• [MATERIAL PROVIDED]
# Aidenryan/GF_ORB_SLAM

Hardware: AMD Instinct MI355X
Metric: front-end fps (extract+match+GF-select) @ 752x480/1000 feats; pose-opt ms/iter (higher is better)
Workload: dtype u8/int32 (extract, match), f64 (GF, pose LM)

## Files before the change

### gf_orb_slam_amd/csrc/extract.hip

```cpp
#include <math.h>
#include <string.h>

#include <algorithm>
#include <cfloat>
#include <cmath>
#include <vector>

#include "common.h"
#include "libm_sincosf.h"
#include "orb_pattern.h"
#include "select.h"

#define GF_MAX_LEVELS 12

namespace {

__constant__ uint32_t c_pattern8[256];
__constant__ uint32_t c_ic_tab[256];

struct LevelGeom {
    int nlevels;
    int w[GF_MAX_LEVELS], h[GF_MAX_LEVELS];
    int pw[GF_MAX_LEVELS];
    long long off[GF_MAX_LEVELS];
// ... 601 lines not shown
            q[2] = row3(i2 * pitch + rsh[i2]);
        }
        int ie = rowi(ya + 2), se = rsh[ie];
        auto step = [&](int y, R3& u, R3& c, R3& d, R3& e) {
            e = row3(ie * pitch + se);
            const int in = rowi(y + 3);
            se = rsh[in];
            ie = in;
            const int mx = max(max(max(u.a, u.b), max(u.c, c.a)), max(max(c.c, d.a), max(d.b, d.c)));
            const bool keep = okc && c.b != 0 && c.b > mx;
            if (keep) atomicOr(&bits[(y * dw + x) >> 5], 1u << ((y * dw + x) & 31));
            cnt += __popcll(__ballot(keep));
        };
        for (int y = ya; y < yb; y += 4) {
            step(y, q[0], q[1], q[2], q[3]);
            if (y + 1 < yb) step(y + 1, q[1], q[2], q[3], q[0]);
            if (y + 2 < yb) step(y + 2, q[2], q[3], q[0], q[1]);
            if (y + 3 < yb) step(y + 3, q[3], q[0], q[1], q[2]);
        }
    }
    return cnt;
}

#ifndef FC_THREADS
#define FC_THREADS 256
#endif
constexpr int FC_NT = FC_THREADS, FC_NW = FC_THREADS / 64;
static_assert(FC_NT == 64 || FC_NT == 256 || FC_NT == 512, "k_fast_cells: 1, 4 or 8 waves");

template <int NW>
__device__ int block_scan_nw(int v, int* tmp, int& total) {
    const int lane = threadIdx.x & 63, wid = threadIdx.x >> 6;
    int wt;
    const int x = wave_scan_excl(v, wt);
    if (lane == 0) tmp[wid] = wt;
    __syncthreads();
    int base = 0;
    total = 0;
#pragma unroll
    for (int i = 0; i < NW; i++) {
        base += i < wid ? tmp[i] : 0;
        total += tmp[i];
    }
    __syncthreads();
    return base + x;
}
__device__ __forceinline__ void fc_sync() {
    if constexpr (FC_NT == 64) {
        __builtin_amdgcn_fence(__ATOMIC_RELEASE, "wavefront");
        __builtin_amdgcn_wave_barrier();
        __builtin_amdgcn_fence(__ATOMIC_ACQUIRE, "wavefront");
    } else {
        __syncthreads();
    }
}

struct FcLayout {
    int nq, ndw, pitch, wpr, nwords;
    size_t sc_bytes, bits_bytes, total;
};
__host__ __device__ inline FcLayout fc_layout(int dw, int dh, int w, int h) {
    FcLayout L;
    L.nq = (dw + 3) / 4;
    L.ndw = L.nq + 2;
    L.pitch = 4 * L.ndw;
    L.wpr = (dw + 31) / 32;
    L.nwords = dh * L.wpr;
    L.sc_bytes = (size_t)(dh + 2) * L.pitch;
    L.bits_bytes = 4 * (size_t)((L.nwords + 3) & ~3);
    L.total = L.sc_bytes + L.bits_bytes + (size_t)w * h;
    return L;
}
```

• [EXERCISE DETAILS] All of the entries above, written out exactly, make up the reply.

• [WRITTEN SOLUTION]
# Aidenryan/GF_ORB_SLAM

Hardware: AMD Instinct MI355X
Metric: front-end fps (extract+match+GF-select) @ 752x480/1000 feats; pose-opt ms/iter (higher is better)
Workload: dtype u8/int32 (extract, match), f64 (GF, pose LM)

## Files before the change

### gf_orb_slam_amd/csrc/extract.hip

```cpp
#include <math.h>
#include <string.h>

#include <algorithm>
#include <cfloat>
#include <cmath>
#include <vector>

#include "common.h"
#include "libm_sincosf.h"
#include "orb_pattern.h"
#include "select.h"

#define GF_MAX_LEVELS 12

namespace {

__constant__ uint32_t c_pattern8[256];
__constant__ uint32_t c_ic_tab[256];

struct LevelGeom {
    int nlevels;
    int w[GF_MAX_LEVELS], h[GF_MAX_LEVELS];
    int pw[GF_MAX_LEVELS];
    long long off[GF_MAX_LEVELS];
// ... 601 lines not shown
            q[2] = row3(i2 * pitch + rsh[i2]);
        }
        int ie = rowi(ya + 2), se = rsh[ie];
        auto step = [&](int y, R3& u, R3& c, R3& d, R3& e) {
            e = row3(ie * pitch + se);
            const int in = rowi(y + 3);
            se = rsh[in];
            ie = in;
            const int mx = max(max(max(u.a, u.b), max(u.c, c.a)), max(max(c.c, d.a), max(d.b, d.c)));
            const bool keep = okc && c.b != 0 && c.b > mx;
            if (keep) atomicOr(&bits[(y * dw + x) >> 5], 1u << ((y * dw + x) & 31));
            cnt += __popcll(__ballot(keep));
        };
        for (int y = ya; y < yb; y += 4) {
            step(y, q[0], q[1], q[2], q[3]);
            if (y + 1 < yb) step(y + 1, q[1], q[2], q[3], q[0]);
            if (y + 2 < yb) step(y + 2, q[2], q[3], q[0], q[1]);
            if (y + 3 < yb) step(y + 3, q[3], q[0], q[1], q[2]);
        }
    }
    return cnt;
}

#ifndef FC_THREADS
#define FC_THREADS 256
#endif
constexpr int FC_NT = FC_THREADS, FC_NW = FC_THREADS / 64;
static_assert(FC_NT == 64 || FC_NT == 256 || FC_NT == 512, "k_fast_cells: 1, 4 or 8 waves");

template <int NW>
__device__ int block_scan_nw(int v, int* tmp, int& total) {
    const int lane = threadIdx.x & 63, wid = threadIdx.x >> 6;
    int wt;
    const int x = wave_scan_excl(v, wt);
    if (lane == 0) tmp[wid] = wt;
    __syncthreads();
    int base = 0;
    total = 0;
#pragma unroll
    for (int i = 0; i < NW; i++) {
        base += i < wid ? tmp[i] : 0;
        total += tmp[i];
    }
    __syncthreads();
    return base + x;
}
__device__ __forceinline__ void fc_sync() {
    if constexpr (FC_NT == 64) {
        __builtin_amdgcn_fence(__ATOMIC_RELEASE, "wavefront");
        __builtin_amdgcn_wave_barrier();
        __builtin_amdgcn_fence(__ATOMIC_ACQUIRE, "wavefront");
    } else {
        __syncthreads();
    }
}

struct FcLayout {
    int nq, ndw, pitch, wpr, nwords;
    size_t sc_bytes, bits_bytes, total;
};
__host__ __device__ inline FcLayout fc_layout(int dw, int dh, int w, int h) {
    FcLayout L;
    L.nq = (dw + 3) / 4;
    L.ndw = L.nq + 2;
    L.pitch = 4 * L.ndw;
    L.wpr = (dw + 31) / 32;
    L.nwords = dh * L.wpr;
    L.sc_bytes = (size_t)(dh + 2) * L.pitch;
    L.bits_bytes = 4 * (size_t)((L.nwords + 3) & ~3);
    L.total = L.sc_bytes + L.bits_bytes + (size_t)w * h;
    return L;
}
```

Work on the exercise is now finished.